Also in neurooncology, concepts are being developed to enhance the induction of antigen-specific anti-tumor immunity by using RNA-based vaccines [27, 28], coupling of peptides to heat-shock proteins [29] and enhancing the efficacy of DC-based vaccines by priming with recall antigens [30].
TSAs such as mutated or splice variant neoantigens are usually private antigens. There are, however, some exceptions to this rule in neurooncology. These exceptions have been consequently and rapidly taken from bench to bedside:
EGFRvIII as a tumor antigen
The variant III of the epidermal growth factor receptor (EGFRvIII) is a tumor-specific antigen generated by alternative splicing of exons 2–7—representing the ligand-binding domain—with subsequent generation of a neoepitope by fusion of exon 1 with exon 8. Functionally, EGFRvIII is constitutively active in the absence of epidermal growth factor (EGF), leading to enhanced proliferation and inhibition of apoptosis. EGFRvIII is detected in approx. 20–30 % of glioblastoma samples, in general concurrently with the wild-type variant even on a single-cell level. A vaccine using the peptide sequence from the neoepitope (EGFRvIII Pep) conjugated to the adjuvant keyhole limpet hemocyanin (KLH) administered with granulocyte–macrophage colony-stimulating factor (GM-CSF) induces robust anti-EGFRvIII antibody responses and possibly CD8+ T cell responses in patients with EGFRvIII-positive tumors due to neoantigen presentation on tumoral major histocompatibility complex (MHC) class I [31] (Fig. 1). Rigorous phase I–II trials tested the efficacy of EGFRvIII Pep-KLH (rindopepimut®) in glioblastoma patients.

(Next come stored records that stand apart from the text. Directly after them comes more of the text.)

# filevich/freeimpala

Measured on AMD Instinct MI355X. Metric: learner env-steps/sec (T×B/step) at T=100 B=4096, 1/2/4/8 MI355X, higher is better.
Workload: dtype bf16; 1 GPU; config#3 Atari-shaped conv policy 84x84x4, bf16 MFMA GEMMs + fp32 V-trace; T=100, B_per_gpu=4096, A=18, global_batch=4096, seq_len=100, parallelism=dp1, optimizer=adam, policy=atari

## Files before the change

freeimpala_amd/build_info.py:

```python
from __future__ import annotations

import glob
import hashlib
import os

ROOT = os.path.dirname(os.path.dirname(os.path.abspath(__file__)))


def source_files():
    files = sorted(glob.glob(os.path.join(ROOT, "freeimpala_amd", "csrc", "*")))
    files = [f for f in files if os.path.basename(f) != "farmer.hip"]
    files += [os.path.join(ROOT, p) for p in ("include/fi_learner.h", "Makefile")]
    return [f for f in files if os.path.isfile(f)]


def source_hash() -> str:
    h = hashlib.sha256()
    for f in source_files():
        h.update(os.path.relpath(f, ROOT).encode() + b"\0")
        with open(f, "rb") as fh:
            h.update(fh.read())
        h.update(b"\0")
    return h.hexdigest()[:16]


KERNEL_ENV = ("FI_FR_GRID", "FI_KEEP_DA1", "FI_BWD_UNFUSED", "FI_FWD_UNFUSED",
              "FI_A1_NHWC", "FI_ATARI_GENERIC")


def rocm_version() -> str:
    for p in ("/opt/rocm/.info/version", "/opt/rocm/.info/version-dev"):
        try:
            with open(p) as fh:
                return fh.read().strip()
        except OSError:
            pass
    return "unknown"


def runtime_key() -> dict:
    return {"env": {k: os.environ[k] for k in KERNEL_ENV if k in os.environ}, "rocm": rocm_version()}

# ... 11 lines not shown
```

freeimpala_amd/csrc/atari.h:

```cpp
#pragma once

#include <hip/hip_runtime.h>
#include <stdint.h>

#include <vector>

namespace fi {

constexpr int kC1Segs = 8;

struct KernelTagger {
    virtual void begin(const char* name) = 0;
    virtual void end() = 0;
    virtual ~KernelTagger() {}
};
struct TagScope {
    KernelTagger* t;
    TagScope(KernelTagger* t_, const char* name) : t(t_) {
        if (t) t->begin(name);
    }
    ~TagScope() {
        if (t) t->end();
    }
};
// ... 1 lines not shown
struct GradReadyHook {
    virtual int ready(size_t off, size_t n) = 0;
    virtual ~GradReadyHook() {}
};

struct AtariNet {
    static constexpr size_t kFrameBytes = 84 * 84 * 4;
    int B = 0, T = 0, A = 0, N = 0;
    void* impl = nullptr;
};

size_t atari_param_count(int A);
void atari_init_params(int A, uint64_t seed, std::vector<float>& p);
AtariNet* atari_create(int B, int T, int A);
void atari_destroy(AtariNet* n);
int atari_sync_weights(AtariNet* n, const float* params, hipStream_t s);
int atari_forward(AtariNet* n, const uint8_t* frames, float* logits, float* values, hipStream_t s,
                  KernelTagger* tg = nullptr);
int atari_backward(AtariNet* n, const uint8_t* frames, const float* dlogits, const float* dvalue,
                   float* grads, hipStream_t s, KernelTagger* tg = nullptr, GradReadyHook* gr = nullptr);
bool atari_tensor(AtariNet* n, const char* name, void** p, size_t* bytes);

}
```

freeimpala_amd/csrc/atari.hip:

```cpp
#include <algorithm>
#include <cstdlib>
#include <vector>

#include "atari.h"
#include "fi_common.h"
#include "kernels.h"

namespace fi {
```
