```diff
@@ -836,7 +842,6 @@
 
   template <class T>
   void small_svd(const Skinny<T>& c, int64_t l, int64_t k, Skinny<T>& m1, Skinny<T>& m2, T* s_dev, void* conv_status) {
-    if (conv_status) memset_zero(conv_status, sizeof(k::CholStatus));
     CoreSvdKnobs kn;
     kn.mode = std::getenv("CORRLA_SVD");
     kn.host_svd = env_int("CORRLA_HOST_SVD", 0) != 0;
@@ -845,6 +850,7 @@
     kn.jmc_local = env_int("CORRLA_JMC_LOCAL", 1);
     kn.jmc_np = env_int("CORRLA_JMC_NP", 0);
     const CoreSvdPlan plan = core_svd_plan((int)sizeof(T), l, kn);
+    if (conv_status && plan.family != CoreSvd::kMultiWg) memset_zero(conv_status, sizeof(k::CholStatus));
     switch (plan.family) {
       case CoreSvd::kMultiWg:
         small_svd_mc(c, l, k, m1, m2, s_dev, conv_status);
@@ -1020,8 +1026,16 @@
     hipLaunchKernelGGL(k::sum_partials_kernel, dim3(1), dim3(64), 0, stream, partial, blocks, out_dev);
     CORRLA_HIP(hipGetLastError());
   }
+  void arm_product_norm() { norm_armed_ = true; }
   template <class T>
   void inv_norm(const Skinny<T>& y, double* ss_dev, T* inv_dev) {
+    if (norm_out_ == (const void*)y.p) {
+      norm_out_ = nullptr;
+      hipLaunchKernelGGL((k::sum_partials_rsqrt_kernel<T>), dim3(1), dim3(64), 0, stream, (const double*)norm_partial_, norm_n_, ss_dev,
+                         inv_dev);
+      CORRLA_HIP(hipGetLastError());
+      return;
+    }
     const int64_t n = y.ld * y.cols_alloc;
     const int blocks = (int)std::min<int64_t>(1024, std::max<int64_t>(1, (n + 255) / 256));
     double* partial = (double*)alloc_bytes(sizeof(double) * blocks);
@@ -1154,6 +1168,10 @@
   int robust_passes_ = 2;
   int jmc_extra_sweeps_ = 0, jmc_sweeps_hint_ = 0;
   bool jmc_force_v_ = false;
+  bool norm_armed_ = false;
+  const void* norm_out_ = nullptr;
+  double* norm_partial_ = nullptr;
+  int norm_n_ = 0;
 
   static void check_grid(const dim3& g) {
     if (g.y > 65535u || g.z > 65535u) throw Error(ST_EINVAL, "problem too large for the launch grid");
@@ -1271,9 +1289,19 @@
   }
   template <class T>
   void slab_reduce(const SlabReducePlan& rp, const T* slab, int64_t stride, T* out, int64_t ld, const T* scale, const int* run_if) {
+    const bool want_norm = norm_armed_;
+    norm_armed_ = false;
+    norm_out_ = nullptr;
     if (rp.kind == SlabReduce::none) return;
     const dim3 grid(rp.grid[0], rp.grid[1]);
-    if (rp.kind == SlabReduce::deep)
+    if (want_norm && rp.kind == SlabReduce::plain && !run_if) {
+      const unsigned gy = std::max(1u, std::min(rp.grid[1], 2048u / std::max(1u, rp.grid[0])));
+      norm_n_ = (int)(rp.grid[0] * gy);
+      norm_partial_ = (double*)alloc_bytes(sizeof(double) * (size_t)norm_n_);
+      hipLaunchKernelGGL((k::slab_reduce_sumsq_kernel<T>), dim3(rp.grid[0], gy), dim3(256), 0, stream, slab, stride, rp.slabs, out, ld,
+                         rp.rows, rp.cols, scale, norm_partial_);
+      norm_out_ = out;
+    } else if (rp.kind == SlabReduce::deep)
       hipLaunchKernelGGL((k::slab_reduce_deep_kernel<T>), grid, dim3(256), 0, stream, slab, stride, rp.slabs, out, ld, rp.rows,
                          rp.cols, scale, run_if);
     else
diff --git a/corrla_rs_amd/csrc/hip_kernels.hpp b/corrla_rs_amd/csrc/hip_kernels.hpp
--- a/corrla_rs_amd/csrc/hip_kernels.hpp
+++ b/corrla_rs_amd/csrc/hip_kernels.hpp
@@ -660,6 +660,28 @@
   out[off] = s;
 }
 template <class T>
+__global__ __launch_bounds__(256) void slab_reduce_sumsq_kernel(const T* slab, int64_t slab_stride, int nsplit, T* out, int64_t ld,
+                                                                int64_t limit, int64_t ncols, const T* scale, double* partial) {
+  const int64_t i = (int64_t)blockIdx.x * blockDim.x + threadIdx.x;
+  double ss = 0.0;
+  if (i < limit) {
+    for (int64_t col = blockIdx.y; col < ncols; col += gridDim.y) {
+      const int64_t off = col * ld + i;
+      T s = 0;
+      for (int z = 0; z < nsplit; ++z) s += slab[(int64_t)z * slab_stride + off];
+      if (scale) s *= *scale;
+      out[off] = s;
+      const double v = (double)s;
+      ss += v * v;
+    }
+  }
+  for (int off = 32; off > 0; off >>= 1) ss += __shfl_down(ss, off, 64);
+  __shared__ double ws[4];
+  if ((threadIdx.x & 63) == 0) ws[threadIdx.x >> 6] = ss;
+  __syncthreads();
+  if (threadIdx.x == 0) partial[(int64_t)blockIdx.y * gridDim.x + blockIdx.x] = ws[0] + ws[1] + ws[2] + ws[3];
+}
+template <class T>
 __global__ __launch_bounds__(256) void slab_reduce_deep_kernel(const T* slab, int64_t slab_stride, int nsplit, T* out,
                                                                int64_t ld, int64_t limit, int64_t ncols, const T* scale,
                                                                const int* run_if = nullptr) {
@@ -713,7 +735,14 @@
 template <class T>
 __global__ void sum_partials_rsqrt_kernel(const double* partial, int n, double* ss_out, T* inv_out) {
   double s = 0.0;
-  for (int i = threadIdx.x; i < n; i += 64) s += partial[i];
+  for (int i0 = threadIdx.x; i0 < n; i0 += 8 * 64) {
+    double xb[8];
+#pragma unroll
+    for (int u = 0; u < 8; ++u) xb[u] = partial[min(i0 + 64 * u, n - 1)];
+#pragma unroll
+    for (int u = 0; u < 8; ++u)
+      if (i0 + 64 * u < n) s += xb[u];
+  }
   for (int off = 32; off > 0; off >>= 1) s += __shfl_down(s, off, 64);
   if (threadIdx.x == 0) {
     *ss_out = s;
```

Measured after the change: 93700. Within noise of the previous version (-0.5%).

Of note, the vast majority of patients in the phase I/II program with recurrent disease after the vaccine had lost expression of EGFRvIII in the tumor tissue, indicating immune escape [32]. The explanation is that in an EGFRvIII-expressing tumor, this variant–albeit oncogenic—only affects a distinct subclone of the tumor [33]. The phase III randomized ACT-IV registration trial was initiated, testing the efficacy of rindopepimut® compared to placebo in addition to combined radiochemotherapy with temozolomide in patients with newly diagnosed EGFRvIII-positive glioblastoma (NCT01480479); however, the interim analysis has shown that there was no statistical significance in the primary endpoint overall survival (OS) between the rindopepimut® group (20.4 months) and the control group (21.1 months; http://www.nature.com/nrneurol/journal/v12/n4/full/nrneurol.2016.38.html). Biologically, further analyses will show whether immune escape via antigen loss or other immune modulatory mechanisms by the tumor cells is the reason for the lack of therapeutic efficacy.
Fig. 1.
EGF receptor (EGFR) is a transmembrane protein with an extracellular N-terminus and intracellular tyrosine phosphorylation sites for signaling. Fusion of exons 1 and 8 results in the constitutively active EGFRvIII, which has a truncated extracellular domain containing a novel glycin residue. This makes EGFRvIII an extracellular antigen, which is accessible for direct antibody binding. The fusion epitope PEPvIII is additionally loaded onto MHC class I and II molecules after proteasomal cleavage within the mutated tumor cell, making it accessible for EGFRvIII-specific T cell responses. PEPvIII is the fusion epitope used for vaccination. Novel glycine residue is shown in red
IDH1R132H as a tumor antigen
The clinical experience with the EGFRvIII vaccine illustrates the challenges associated with tumor heterogeneity, which often results in antigen heterogeneity and therefore antigen loss after vaccination. Conceptually, targeting a true driver mutation, which occurs at the top of the hierarchy, will circumvent heterogeneity-driven immune escape. In the past years, several attempts have been made to dissect the phylogenetic tree of gliomagenesis by dissecting the mutational profile in different areas of a human tumor [34]. These analyses demonstrate that a mutation in the gene for isocitrate dehydrogenase type 1 (IDH1), which occurs in 70–80 % of diffuse and anaplastic gliomas and which affects the catalytic site of the protein, in the vast majority (>90 %), resulting in an amino acid exchange (Arg to His) at position 132 of the protein (IDH1R132H), is the earliest mutation in these tumors, rendering all tumor cells positive for IDH1R132H even during malignant progression [35, 36]. While the mutation is a unique characteristic of these gliomas, it is also observed in other tumor types such as acute myeloid leukemia and chondrosarcoma albeit at a much lower frequency. Mechanistically, IDH1R132H results in a neomorphic enzyme function, leading to the production of the oncometabolite 2-hydroxyglutarate in excess amounts [37], which results in genetic instability via epigenetic modifications and hence tumorigenicity [38].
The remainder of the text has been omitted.